I managed to reproduce it ONCE, triggering it not even a second after
starting the script. But I can't seem to do it twice, even after
several reboots and letting it run for minutes.
I managed to reproduce it reliably by cutting the nr_hugepages
parameters respectively in half.
The one that triggers for me is always MIGRATE_ISOLATE. With some
printk-tracing, the scenario seems to be this:
#0 #1
start_isolate_page_range()
isolate_single_pageblock()
set_migratetype_isolate(tail)
lock zone->lock
move_freepages_block(tail) // nop
set_pageblock_migratetype(tail)
unlock zone->lock
del_page_from_freelist(head)
expand(head, head_mt)
WARN(head_mt != tail_mt)
start_pfn = ALIGN_DOWN(MAX_ORDER_NR_PAGES)
for (pfn = start_pfn, pfn < end_pfn)
if (PageBuddy())
split_free_page(head)
IOW, we update a pageblock that isn't MAX_ORDER aligned, then drop the
lock. The move_freepages_block() does nothing because the PageBuddy()
is set on the pageblock to the left. Once we drop the lock, the buddy
gets allocated and the expand() puts things on the wrong list. The
splitting code that handles MAX_ORDER blocks runs *after* the tail
type is set and the lock has been dropped, so it's too late.
Yes, this is the issue I can confirm as well. But it is intentional to enable
allocating a contiguous range at pageblock granularity instead of MAX_ORDER
granularity. With your changes below, it no longer works, because if there
is an unmovable page in
[ALIGN_DOWN(start_pfn, MAX_ORDER_NR_PAGES), pageblock_start_pfn(start_pfn)),
the allocation fails but it would succeed in current implementation.

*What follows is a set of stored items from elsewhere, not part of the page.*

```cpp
int decode_level(scaldpc_bp *h, int lvl, const TileState &st, int batch, int T, int G, int max_iter, int method,
                 float alpha, bool early, bool want_post, hipStream_t s)
{
    const int lim = el_limit(h, method);
    const int el = (T == 1 && batch <= lim) ? batch : 0;
    const int Gl = std::min(G, T);
    if (el)
        SC_TRY(ensure_el(h, el));
    else
        SC_TRY(ensure_msg(h, Gl, method));
    if (lvl == 0) {
        h->last_group = el ? 0 : Gl;
        h->last_early = early;
    }
    h->stat_levels = lvl;
    if (el) {
        h->stat_el = el;
        return iterate_el(h, st, el, max_iter, method, alpha, early, s);
    }

    const int defer_after = defer_after_of(early, lvl, h->kn.compact_after, max_iter);
    SC_HIP(hipMemsetAsync(st.unsat, 0, sizeof(u64) * (size_t)T * parity_waves(h), s));
    std::vector<char> deferred_tile(T, 0);
    bool any = false;
    PollState poll;
// ... 1714 lines not shown
```

### sca-ldpc_amd/csrc/scaldpc_bp_kernels.h

```cpp
#pragma once
#include "scaldpc_logf.h"
#include "scaldpc_mc_law.h"
#include "scaldpc_philox.h"
#include "scaldpc_mc_draw.h"
#include "scaldpc_rec_pack.h"
#include "scaldpc_rec_trim.h"
#include <type_traits>

extern "C" __device__ int scaldpc_llvm_writelane(int src, int lane, int old) __asm("llvm.amdgcn.writelane.i32");

namespace {

__device__ __forceinline__ unsigned writelane(unsigned src, int lane, unsigned old)
{
    return (unsigned)scaldpc_llvm_writelane((int)src, lane, (int)old);
}

constexpr int TW = 64;
constexpr int MAXB = 8;
constexpr int ROW_CAP = 64;
#ifndef REC_CHUNK
#define REC_CHUNK 8
#endif

__device__ __forceinline__ int rfl(int x) { return __builtin_amdgcn_readfirstlane(x); }

struct SharedPrior {
    typedef const float *__restrict__ Arg;
    const float *prior;
    __device__ __forceinline__ float operator()(int v, int, int) const { return prior[v]; }
};
struct SoftPrior {
    typedef SoftPrior Arg;
    const float *prior;
    const float *plane;
    int first_col, cols;
    __device__ __forceinline__ float operator()(int v, int tl, int lane) const
    {
        const float *src = v >= first_col ? plane + ((size_t)tl * cols + (v - first_col)) * 64 + lane : prior + v;
        return *src;
    }
};

template <int CAP, class F>
__device__ __forceinline__ void for_exact_degree(int deg, F &&f)
{
#define XD(D)                                                        \
    case D:                                                          \
        if constexpr (D <= CAP) f(std::integral_constant<int, D>{}); \
        break;
#define XD8(D) XD(D) XD(D + 1) XD(D + 2) XD(D + 3) XD(D + 4) XD(D + 5) XD(D + 6) XD(D + 7)
    switch (deg) {
        XD(1) XD(2) XD(3) XD(4) XD(5) XD(6) XD(7)
        XD8(8) XD8(16) XD8(24) XD8(32) XD8(40) XD8(48) XD8(56)
        XD(64)
        default: break;
    }
#undef XD8
#undef XD
}

__global__ __launch_bounds__(256) void k_pack_bits(const uint8_t *__restrict__ in, int len, int batch,
                                                   u64 *__restrict__ out)
{
    const int lane = threadIdx.x & 63;
    const int x0 = (blockIdx.x * 4 + (threadIdx.x >> 6)) * 16;
    const int t = blockIdx.y;
    if (x0 >= len) return;
    const long b = (long)t * TW + lane;
    const uint8_t *p = in + (size_t)(b < batch ? b : 0) * len + x0;
    const int nx = min(16, len - x0);
    for (int j = 0; j < nx; j++) {
        const int bit = (b < batch) ? (p[j] & 1) : 0;
        const u64 w = __ballot(bit);
        if (lane == 0) out[(size_t)t * len + x0 + j] = w;
    }
}

__global__ __launch_bounds__(256) void k_unpack_bits(const u64 *__restrict__ hard, const u64 *__restrict__ recv,
                                                     int n, int batch, uint8_t *__restrict__ out)
{
    const int v = blockIdx.x * 256 + threadIdx.x;
    const int t = blockIdx.y;
    if (v >= n) return;
    u64 w = hard[(size_t)t * n + v];
    if (recv) w ^= recv[(size_t)t * n + v];
    const int nb = min(TW, batch - t * TW);
    for (int c = 0; c < nb; c++) out[(size_t)(t * TW + c) * n + v] = (uint8_t)((w >> c) & 1);
}

__global__ __launch_bounds__(256) void k_unpack_llr(const float *__restrict__ post, int n, int batch,
                                                    float *__restrict__ out)
{
    __shared__ float tile[64][65];
    const int t = blockIdx.y, v0 = blockIdx.x * 64;
    const int lane = threadIdx.x & 63, w = threadIdx.x >> 6;
    for (int j = w; j < 64; j += 4)
        if (v0 + j < n) tile[j][lane] = post[((size_t)t * n + v0 + j) * TW + lane];
    __syncthreads();
    for (int c = w; c < 64; c += 4) {
        const long b = (long)t * TW + c;
        if (b < batch && v0 + lane < n) out[(size_t)b * n + v0 + lane] = tile[lane][c];
    }
}

__global__ __launch_bounds__(256) void k_soft_convert(const float *__restrict__ probs, int cols, int batch,
                                                      float *__restrict__ plane, u64 *__restrict__ bad)
{
    __shared__ float tile[64][65];
    const int t = blockIdx.y, j0 = blockIdx.x * 64;
    const int lane = threadIdx.x & 63, w = threadIdx.x >> 6;
    for (int c = w; c < 64; c += 4) {
        const long b = (long)t * TW + c;
        float l = 0.0f;
        if (b < batch && j0 + lane < cols) {
            const size_t i = (size_t)b * cols + j0 + lane;
            const float p = probs[i];
            if (p >= 0.0f && p <= 1.0f)
                l = scaldpc::glibc_logf((1.0f - p) / p);
            else
                atomicMin(bad, (u64)i);
        }
        tile[c][lane] = l;
    }
    __syncthreads();
    for (int j = w; j < 64; j += 4)
        if (j0 + j < cols) plane[((size_t)t * cols + j0 + j) * TW + lane] = tile[lane][j];
}

__global__ __launch_bounds__(64) void k_unpack_state(const u64 *__restrict__ conv_bits, const int *__restrict__ iters,
                                                     int batch, int *__restrict__ out_iters,
                                                     uint8_t *__restrict__ out_conv)
{
    const int t = blockIdx.x, c = threadIdx.x;
    const long b = (long)t * TW + c;
    if (b >= batch) return;
    if (out_iters) out_iters[b] = iters[b];
    if (out_conv) out_conv[b] = (uint8_t)((conv_bits[t] >> c) & 1);
}

__global__ __launch_bounds__(256) void k_small_prepare(const uint8_t *__restrict__ in, int len, int batch,
                                                       u64 *__restrict__ planes, int n, u64 *__restrict__ hard,
                                                       int max_iter, u64 *__restrict__ done, u64 *__restrict__ conv,
                                                       int *__restrict__ iters, int *__restrict__ remaining, int nrem,
                                                       int *__restrict__ el_unsat, int nun)
{
    const int lane = threadIdx.x & 63;
    const int x0 = (blockIdx.x * 4 + (threadIdx.x >> 6)) * 16;
    const uint8_t *p = in + (size_t)(lane < batch ? lane : 0) * len;
    for (int j = 0; j < 16; j++) {
        const int x = x0 + j;
        if (x < len) {
            const u64 w = __ballot(lane < batch && (p[x] & 1));
            if (lane == 0) planes[x] = w;
        }
        if (x < n && lane == 0) hard[x] = 0;
    }
    if (blockIdx.x == 0) {
        if (threadIdx.x < 64) {
// ... 1103 lines not shown
        for (int k = VAR_INLINE; k < D; k++) rw[k] = cr1[k];
    }
    u64 sg = 0;
    if ((int)lane < D) sg = sgn_col[lane];
    const int slo = (int)(unsigned)sg, shi = (int)(unsigned)(sg >> 32);
    float mm[D], pp[D];
    unsigned ab[D];
#pragma unroll
    for (int k = 0; k < D; k++) ab[k] = sbase_b(arg_base + (size_t)rec_row_of(rfl(rw[k])) * TW)[lane];
    const unsigned off1 = lane * 4u, off2 = off1 + rec2_off;
#pragma unroll
    for (int k = 0; k < D; k++) {
        const unsigned off = ab[k] == (unsigned)rec_index_of(rfl(rw[k])) ? off2 : off1;
        mm[k] = *(const gfloat *)((const gbyte *)sbase(rec_base + (size_t)rec_row_of(rfl(rw[k])) * TW) + off);
    }
#pragma unroll
    for (int k = 0; k < D; k++) {
        const u64 ng = ((u64)(unsigned)__builtin_amdgcn_readlane(shi, k) << 32) | (unsigned)__builtin_amdgcn_readlane(slo, k);
        mm[k] = __builtin_amdgcn_inverse_ballot_w64(ng) ? -mm[k] : mm[k];
    }
    if constexpr (LAST) {
        float sum = pr;
#pragma unroll
        for (int k = 0; k < D; k++) sum += mm[k];
        return sum;
    }
    {
        const int4 *rec4 = (const int4 *)rc;
        const int4 a = rec4[1], b = rec4[2], c = rec4[3], e = rec4[4];
        const int in16[16] = {a.x, a.y, a.z, a.w, b.x, b.y, b.z, b.w, c.x, c.y, c.z, c.w, e.x, e.y, e.z, e.w};
#pragma unroll
        for (int k = 0; k < D && k < VAR_INLINE; k++) eid[k] = in16[k];
    }
    float temp = pr;
#pragma unroll
    for (int k = 0; k < D; k++) {
        pp[k] = temp;
        temp += mm[k];
    }
#pragma unroll
    for (int k = VAR_INLINE; k < D; k++) eid[k] = ce1[k];
    float suf = 0.0f;
    unsigned nlo = 0, nhi = 0;
#pragma unroll
    for (int k = D - 1; k >= 0; k--) {
        gfloat *q = sbase(tile_base + (size_t)rfl(eid[k]) * TW) + lane;
        const float out = pp[k] + suf;
        __hip_atomic_store(q, out, __ATOMIC_RELAXED, __HIP_MEMORY_SCOPE_AGENT);
        const u64 nm = __ballot(out <= 0.0f);
        nlo = writelane((unsigned)nm, k, nlo);
        nhi = writelane((unsigned)(nm >> 32), k, nhi);
        suf += mm[k];
    }
    if ((int)lane < D) sgn_col[lane] = ((u64)nhi << 32) | nlo;
    if (mark_word) {
        const unsigned dlo = (nlo ^ (unsigned)slo) & (unsigned)real, dhi = (nhi ^ (unsigned)shi) & (unsigned)(real >> 32);
        if (__ballot((int)lane < D && (dlo | dhi) != 0) != 0 && lane == 0) *mark_word = mark;
    }
    return temp;
}
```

I think a proper fix would be to make move_freepages_block() split the
MAX_ORDER page and put the split pages in the right migratetype free lists.
I am working on that.
After spending half a day on this, I think it is much harder than I thought
to get alloc_contig_range() working with the freelist migratetype hygiene
patchset. Because alloc_contig_range() relies on racy migratetype changes:
1. pageblocks in the range are first marked as MIGRATE_ISOLATE to prevent
another parallel isolation, but they are not moved to the MIGRATE_ISOLATE
free list yet.
2. later in the process, isolate_freepages_range() is used to actually grab
the free pages.
3. there was no problem when alloc_contig_range() works on MAX_ORDER aligned
ranges, since MIGRATE_ISOLATE cannot be set in the middle of free pages or
in-use pages. But it is not the case when alloc_contig_range() work on
pageblock aligned ranges. Now during isolation phase, free or in-use pages
will need to be split to get their subpages into the right free lists.
4. the hardest case is when a in-use page sits across two pageblocks, currently,
the code just isolate one pageblock, migrate the page, and let split_free_page()
to correct the free list later. But to strictly enforce freelist migratetype
hygiene, extra work is needed at free page path to split the free page into
the right freelists.
I need more time to think about how to get alloc_contig_range() properly.
Help is needed for the bullet point 4.